**Exercise objective**: The lines you return should be those containing the string "kWords", taken from the data below.

** Data excerpts follows **

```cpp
inline int chains_hasher_match(mirsha_ctx* c, const mirsha_chains* ch, const char* call) {
    if (!c || !ch || c->hasher == ch->hasher) return MIRSHA_OK;
    return fail(c, MIRSHA_EINVAL, "%s: the chains hash with %s, the context with %s", call, hasher_name(ch->hasher),
                hasher_name(c->hasher));
}

inline int plan_hasher_match(mirsha_ctx* c, const mirsha_pipeline* p, const char* call) {
    if (!c || !p || c->hasher == p->hasher) return MIRSHA_OK;
    return fail(c, MIRSHA_EINVAL, "%s: the plan hashes with %s, the context with %s", call, hasher_name(p->hasher),
                hasher_name(c->hasher));
}

inline int streams_hasher_match(mirsha_ctx* c, const mirsha_streams* st, const char* call) {
    if (!c || !st || c->hasher == st->hasher) return MIRSHA_OK;
    return fail(c, MIRSHA_EINVAL, "%s: the streams hash with %s, the context with %s", call, hasher_name(st->hasher),
                hasher_name(c->hasher));
// ... 230 lines not shown
```

mirbft_amd/csrc/mirsha_kernels.h:

```cpp
#pragma once
#include <hip/hip_runtime.h>
#include <stdint.h>

namespace mirsha {

constexpr uint32_t kWavesPerBlock = 4;
constexpr uint32_t kBlockThreads = 64 * kWavesPerBlock;
constexpr uint32_t kNullIndex = 0xFFFFFFFFu;

enum : int {
    kVariantLds = 0,
    kVariantDirect = 1,
    kVariantLowOcc = 4,
    kVariantLdsOnly = 5,
    kVariantPair = 6,
    kVariantCu = 10,
};
const char* ab_getenv(const char* name);
inline bool variant_valid(int v) {
    return v == kVariantLds || v == kVariantDirect || v == kVariantLowOcc || v == kVariantLdsOnly || v == kVariantPair ||
           v == kVariantCu;
}
constexpr uint32_t kCuMaxWavesPerSimd = 4;
uint32_t cu_count();
constexpr uint32_t kLowOccTiles = 1024;
constexpr uint32_t kPairMaxGroups = 512;
uint32_t pair_max_groups();

constexpr uint64_t kMaxBufferArena = 0xFFFFFF00ull;
constexpr uint32_t kMaxBufferMsgs = 1u << 27;
hipError_t launch_offsets_scan(void* tmp, size_t& tmp_bytes, const uint32_t* len, uint64_t* off, uint32_t n,
                               hipStream_t s);
struct LaunchEvents {
    hipEvent_t start = nullptr, stop = nullptr;
};
LaunchEvents& next_launch_events();

hipError_t launch_msgs(const uint8_t* arena, uint64_t arena_len, const uint64_t* off,
                       const uint32_t* len, const uint32_t* order, uint32_t n, uint8_t* out,
                       int variant, hipStream_t s);
constexpr uint32_t kMaxListDigests = (1u << 27) - 1u;
constexpr uint32_t kMaxListEntries = (1u << 30) - 1u;
hipError_t launch_lists(const uint8_t* digests, uint32_t n_digests, const uint32_t* idx, uint32_t n_entries,
                        const uint32_t* first, uint32_t n_lists, uint32_t* scratch, uint8_t* out, hipStream_t s);
struct PadBlockKW {
    uint32_t kw[64];
    uint32_t use;
};
PadBlockKW pad_block_kw(uint64_t L);
hipError_t launch_chain(const uint8_t* digests, uint32_t n_digests, const uint32_t* cidx, uint32_t n_entries,
                        const uint32_t* cfirst, uint32_t n_lists, uint8_t* out, hipStream_t s, uint32_t uniform = 0);
hipError_t launch_chain_pair(const uint8_t* digests, uint32_t n_digests, const uint32_t* cidx, uint32_t n_entries,
                             const uint32_t* cfirst, uint32_t n_lists, uint8_t* out, hipStream_t s);
struct OverlapArgs {
    const uint8_t* arena;
    uint64_t arena_len;
    const uint64_t* off;
    const uint32_t* len;
    const uint32_t* order;
    uint32_t n_req;
    uint8_t* req_out;
    const uint8_t* prev_digests;
    uint32_t n_req_prev;
    const uint32_t* cidx;
    uint32_t n_entries;
    const uint32_t* cfirst;
    uint32_t n_lists;
    uint8_t* list_out;
    uint32_t list_waves;
    uint32_t chain_prio;
};
hipError_t launch_msgs_overlap(const OverlapArgs& a, hipStream_t s);
constexpr uint32_t kFusedChunkBlocks = 2;
// ... 63 lines not shown
```

mirbft_amd/csrc/mirsha_kernels.hip:

```cpp
#include <algorithm>
#include <atomic>
#include <cstdlib>
#include <cstdio>
#include <type_traits>

#include "mirsha_device.h"

namespace mirsha {

struct RawChunk {
    uint32_t v[5];
    uint32_t sel;
};

__device__ __forceinline__ void issue_chunk(__amdgpu_buffer_rsrc_t rsrc, uint32_t records, uint32_t o,
                                            uint32_t blk, uint32_t q, bool active, RawChunk& c) {
    const uint32_t addr = o + 64u * blk + 16u * q;
    const uint32_t a = active ? (addr & ~3u) : 0xFFFFFFE0u;
    c.sel = be_sel(addr & 3u);
    if (a + 20u <= records || !active) {
        const auto v = __builtin_amdgcn_raw_buffer_load_b128(rsrc, a, 0, 0);
        c.v[0] = v[0]; c.v[1] = v[1]; c.v[2] = v[2]; c.v[3] = v[3];
        c.v[4] = __builtin_amdgcn_raw_buffer_load_b32(rsrc, a + 16u, 0, 0);
    } else {
        asm volatile(
            "s_nop 4\n\t"
            "buffer_load_dword %0, %5, %6, 0 offen\n\t"
            "buffer_load_dword %1, %5, %6, 0 offen offset:4\n\t"
            "buffer_load_dword %2, %5, %6, 0 offen offset:8\n\t"
            "buffer_load_dword %3, %5, %6, 0 offen offset:12\n\t"
            "buffer_load_dword %4, %5, %6, 0 offen offset:16\n\t"
            "s_waitcnt vmcnt(0)"
            : "=&v"(c.v[0]), "=&v"(c.v[1]), "=&v"(c.v[2]), "=&v"(c.v[3]), "=&v"(c.v[4])
            : "v"(a), "s"(rsrc)
// ... 11 lines not shown
    for (int k = 0; k < 5; k++) c.v[k] = 0u;
    if (active) {
        const uint32_t* p = reinterpret_cast<const uint32_t*>(arena + a);
        if (a + 20u <= records) {
            const u32x4a4 v = *reinterpret_cast<const u32x4a4*>(p);
            c.v[0] = v[0]; c.v[1] = v[1]; c.v[2] = v[2]; c.v[3] = v[3];
            c.v[4] = p[4];
        } else {
#pragma unroll
            for (int k = 0; k < 5; k++)
                if (a + 4u * k + 4u <= records) c.v[k] = p[k];
        }
    }
}

__device__ __forceinline__ void pad_words(uint32_t p, uint32_t L, bool last_block, uint32_t q, uint32_t out[4]) {
    if (p + 16u > L) {
#pragma unroll
        for (int k = 0; k < 4; k++) {
            const int32_t t = (int32_t)(L - (p + 4u * k));
            const uint32_t sh = (uint32_t)t << 3;
            const uint32_t keep = ~(0xFFFFFFFFu >> sh);
            const uint32_t mark = 0x80000000u >> sh;
            const uint32_t part = (out[k] & keep) | mark;
            out[k] = t >= 4 ? out[k] : (t < 0 ? 0u : part);
        }
        if (last_block && q == 3u) {
            out[2] = L >> 29;
            out[3] = L << 3;
        }
    }
}

template <int kWords = 16>
__device__ __forceinline__ void pad_block_uniform(uint32_t w[16], uint32_t soff, uint32_t L, bool last) {
#pragma unroll
    for (int k = 0; k < kWords; k++) {
        const int32_t t = (int32_t)(L - (soff + 4u * k));
        const uint32_t sh = (uint32_t)t << 3;
        uint32_t keep = t >= 4 ? 0xFFFFFFFFu : (t <= 0 ? 0u : ~(0xFFFFFFFFu >> sh));
        uint32_t mark = (t >= 0 && t < 4) ? 0x80000000u >> sh : 0u;
        if (k >= 14 && last) {
            keep = 0u;
            mark = k == 14 ? L >> 29 : L << 3;
        }
        keep = __builtin_amdgcn_readfirstlane(keep);
        mark = __builtin_amdgcn_readfirstlane(mark);
        w[k] = (w[k] & keep) | mark;
    }
}
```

** End of Data excerpts **

**Task response**:
template <int kWords = 16>
    for (int k = 0; k < kWords; k++) {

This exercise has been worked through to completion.